***** ENTRIES SUPPLIED

template <int T, int NPH>
struct Phases {
    static constexpr int QT = (T + 3) / 4;
    static constexpr int gb(int k) { return (QT * k + NPH - 1) / NPH; }
    static constexpr int tb(int k) { return 4 * gb(k) < T ? 4 * gb(k) : T; }
    static constexpr int NG = (QT + NPH - 1) / NPH;
    static constexpr int NT = 4 * NG;
};

template <int N>
__device__ __forceinline__ void wait_lgkm() {
    static_assert(N >= 0 && N < 16, "lgkmcnt field");
// ... 145 lines not shown
        const float *wlx = wlrow + xb * TP + s * TP;
        const f4 *wrx = my_slab + (xb - xs) * Q + s * Q;
        wait_lgkm0();
        asm volatile("" ::"v"(win[(s + T - 1) % U]));
        __builtin_amdgcn_sched_barrier(0);
        if constexpr (HV::TB > 0) {
            load_wl<HV::TA, T>(wlb, wlx);
            read_wr<T, HV::QA, HV::QT>(wrb, wrx);
        }
        __builtin_amdgcn_sched_barrier(0);
        float num = 1e-5f, dn = 1e-5f;
        taps<U, s, 0, HV::TA, DM != DM_READ>(num, dn, wla, wra, win);
        __builtin_amdgcn_sched_barrier(0);
        wait_lgkm0();
        __builtin_amdgcn_sched_barrier(0);
        {
            const float *pn;
            if constexpr (CHK || s == U - 1) pn = wlrow + min(x + 1, W - 1) * TP;
            else pn = wlx + TP;
            load_wl<0, HV::TA>(wla, pn);
            read_wr<T, 0, HV::QA>(wra, wrx + Q);
        }
        __builtin_amdgcn_sched_barrier(0);
        if constexpr (HV::TB > 0) taps<U, s, HV::TA, T, DM != DM_READ>(num, dn, wlb, wrb, win);
        const int xo = x * xstride;
        if constexpr (DM == DM_READ) {
            dn = dring[s % 2];
            dring[s % 2] = bload<CP>(rd, voff, min(x + 2, W - 1) * xstride);
        } else if constexpr (DM == DM_WRITE) {
            bstore<CP>(dn, rd, voff, xo);
        }
        bstore<CP>(div_pos(num, dn), ro, voff, xo);
        win[(s + U - 1) % U] = bload<CP>(rc, voff, min(x + R + P, W - 1) * xstride);
        sink += warm[s % PW];
        warm[s % PW] = wlrow[min(x + 1 + PW, W - 1) * TP + warm_off];
    };
    int xb = xw0;
    for (; xb + U <= xw1; xb += U)
        static_for<0, U>([&](auto sc) __attribute__((always_inline)) { body(sc, std::false_type{}, xb); });
    if (xb < xw1)
        static_for<0, U>([&](auto sc) __attribute__((always_inline)) { body(sc, std::true_type{}, xb); });
    if (sink == -1.0f) cout[rowoff] = sink;
}


constexpr int h11_batch(int T, int NKW) {
    return pf9_period(T) % 8 == 0 && 8 * (tap_pitch(T) / 4) <= 64 * NKW ? 8 : 4;
}
constexpr int h11_ring(int T, int NKW) { return (64 * NKW + 2 * h11_batch(T, NKW) + 15) / 16 * 16; }

template <int T, int NKW, int DM, int CP, int CPS = CP, int PX = 0, int KDH = 4>
__global__ __launch_bounds__(64 * NKW) __attribute__((amdgpu_waves_per_eu(T > 35 ? 3 : 4))) void k_hpass11(
    const float *__restrict__ wl, const float *__restrict__ wr, const float *__restrict__ cin,
    float *__restrict__ cout, float *__restrict__ den, int W, int H, int Dp, int d_begin, int nseg, int seg_len,
    int groups_per_xcd, int ngroups, int ring_off, int kbg0, int nkbg) {
    constexpr int R = T / 2;
    constexpr int TP = tap_pitch(T);
    constexpr int Q = TP / 4;
    constexpr int U = pf9_period(T) + PX;
    constexpr int P = U - T;
    constexpr int PW = 4;
    constexpr int KD = KDH;
    static_assert(U % KD == 0, "den ring period");
    constexpr int NT = 64 * NKW;
    constexpr int K = h11_batch(T, NKW);
    constexpr int RING = h11_ring(T, NKW);
    constexpr int EB = Q * 16;
    constexpr int RB = RING * EB;
    static_assert(U % K == 0 && RING >= NT + 2 * K && RING % 16 == 0, "ring geometry");
    static_assert(K * Q <= NT, "one staged float4 per thread per batch");
    __shared__ f4 ring[RING * Q];

    const int xcd = blockIdx.x & 7, m = blockIdx.x >> 3;
    const int gl = m / nkbg;
    const int g = xcd * groups_per_xcd + gl;
    if (gl >= groups_per_xcd || g >= ngroups) return;
    const int kbg = kbg0 + m - gl * nkbg;
    const int y = g / nseg;
    const int xs = (g - y * nseg) * seg_len;
    const int xe = min(xs + seg_len, W);
    const int lane = threadIdx.x & 63;
    const int wave = __builtin_amdgcn_readfirstlane(threadIdx.x >> 6);
    const int d0 = d_begin + kbg * NT;
    const int kb = kbg * NT + wave * 64;
    const float *wrrow = wr + (long long)y * W * TP;

    {
        const int e0 = xs - d0 - (NT - 1);
        for (int t = threadIdx.x; t < (NT + K) * Q; t += NT) {
            const int e = t / Q, q = t - e * Q;
            const int xr = e0 + e;
            ring[((xr + ring_off) % RING) * Q + q] =
                *reinterpret_cast<const f4 *>(wrrow + clampi(xr, 0, W - 1) * TP + 4 * q);
        }
    }
    const int st_t = min((int)threadIdx.x, K * Q - 1);
    const int st_e = st_t / Q, st_q = st_t - st_e * Q;
    int st_xr = xs + K + 1 - d0 + st_e;
    int st_addr = ((st_xr + ring_off) % RING) * EB + st_q * 16;
    f4 stg = *reinterpret_cast<const f4 *>(wrrow + clampi(st_xr, 0, W - 1) * TP + 4 * st_q);
    __syncthreads();

    const long long rowoff = (long long)y * W * Dp + kb;
    const rsrc_t rc = make_rsrc(cin + rowoff);
    const rsrc_t ro = make_rsrc(cout + rowoff);
    const rsrc_t rd = make_rsrc(den + rowoff);
    const int voff = lane * 4;
    const int xstride = Dp * 4;
    const float *wlrow = wl + (long long)y * W * TP;
    const int warm_off = lane < TP ? lane : 0;
    int ra = ((xs - d0 - wave * 64 - lane + ring_off) % RING) * EB;
    auto ring_next = [](int a) __attribute__((always_inline)) {
        const unsigned t = (unsigned)a + EB, u = t - (unsigned)RB;
        return (int)(t < u ? t : u);
    };
    auto at = [&](int a) __attribute__((always_inline)) {
        return reinterpret_cast<const f4 *>(reinterpret_cast<const char *>(ring) + a);
    };

    using HV = Halves<T>;
    float win[U];
    float wla[HV::NA], wlb[HV::NB];
    f4 wra[HV::MA], wrb[HV::MB];
    float warm[PW];
    float dring[KD];
    float sink = 0.0f;
#pragma unroll
    for (int j = 0; j < U - 1; ++j) win[j] = bload<CP>(rc, voff, clampi(xs - R + j, 0, W - 1) * xstride);
    if constexpr (DM == DM_READ) {
#pragma unroll
        for (int j = 0; j < KD; ++j) dring[j] = bload<CP>(rd, voff, min(xs + j, W - 1) * xstride);
    }
#pragma unroll
    for (int j = 0; j < PW; ++j) warm[j] = wlrow[min(xs + 1 + j, W - 1) * TP + warm_off];
    load_wl<0, HV::TA>(wla, wlrow + xs * TP);
    read_wr<T, 0, HV::QA>(wra, at(ra));

    auto body = [&](auto sc, auto chk, int xb) __attribute__((always_inline)) {
        constexpr int s = decltype(sc)::value;
        constexpr bool CHK = decltype(chk)::value;
        const int x = xb + s;
        if constexpr (CHK) {
            if (x >= xe) return;
        }
        const float *wlx = wlrow + xb * TP + s * TP;
        if constexpr (s % K == 0) {
            __syncthreads();
            *reinterpret_cast<f4 *>(reinterpret_cast<char *>(ring) + st_addr) = stg;
            st_xr += K;
            st_addr += K * EB;
            st_addr = st_addr >= RB ? st_addr - RB : st_addr;
            stg = *reinterpret_cast<const f4 *>(wrrow + clampi(st_xr, 0, W - 1) * TP + 4 * st_q);
        } else {
            wait_lgkm0();
        }
        asm volatile("" ::"v"(win[(s + T - 1) % U]));
        __builtin_amdgcn_sched_barrier(0);
        if constexpr (HV::TB > 0) {
            load_wl<HV::TA, T>(wlb, wlx);
            read_wr<T, HV::QA, HV::QT>(wrb, at(ra));
        }
        __builtin_amdgcn_sched_barrier(0);
        float num = 1e-5f, dn = 1e-5f;
        taps<U, s, 0, HV::TA, DM != DM_READ>(num, dn, wla, wra, win);
        __builtin_amdgcn_sched_barrier(0);
        wait_lgkm0();
        __builtin_amdgcn_sched_barrier(0);
        ra = ring_next(ra);
        {
            const float *pn;
            if constexpr (CHK || s == U - 1) pn = wlrow + min(x + 1, W - 1) * TP;
            else pn = wlx + TP;
            load_wl<0, HV::TA>(wla, pn);
            read_wr<T, 0, HV::QA>(wra, at(ra));
        }
        __builtin_amdgcn_sched_barrier(0);
        if constexpr (HV::TB > 0) taps<U, s, HV::TA, T, DM != DM_READ>(num, dn, wlb, wrb, win);
        const int xo = x * xstride;
        if constexpr (DM == DM_READ) {
            dn = dring[s % KD];
            dring[s % KD] = bload<CP>(rd, voff, min(x + KD, W - 1) * xstride);
        } else if constexpr (DM == DM_WRITE) {
            bstore<CPS>(dn, rd, voff, xo);
        }
        bstore<CPS>(div_pos(num, dn), ro, voff, xo);
        win[(s + U - 1) % U] = bload<CP>(rc, voff, min(x + R + P, W - 1) * xstride);
        sink += warm[s % PW];
        warm[s % PW] = wlrow[min(x + 1 + PW, W - 1) * TP + warm_off];
    };
    int xb = xs;
    for (; xb + U <= xe; xb += U)
        static_for<0, U>([&](auto sc) __attribute__((always_inline)) { body(sc, std::false_type{}, xb); });
    if (xb < xe)
        static_for<0, U>([&](auto sc) __attribute__((always_inline)) { body(sc, std::true_type{}, xb); });
    if (sink == -1.0f) cout[rowoff] = sink;
}



constexpr int ring_div(int U, int lo) {
    int n = lo;
    while (U % n != 0) ++n;
    return n;
}
constexpr int cmax(int a, int b) { return a > b ? a : b; }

**********

-- ABOUT THIS EXERCISE --
Give only the lines from the one holding "float *__restrict__ cout, float" through the one holding "constexpr int R = T / 2;", each restated exactly as it appears above.

-- ANSWER SECTION --
    float *__restrict__ cout, float *__restrict__ den, int W, int H, int Dp, int d_begin, int nseg, int seg_len,
    int groups_per_xcd, int ngroups, int ring_off, int kbg0, int nkbg) {
    constexpr int R = T / 2;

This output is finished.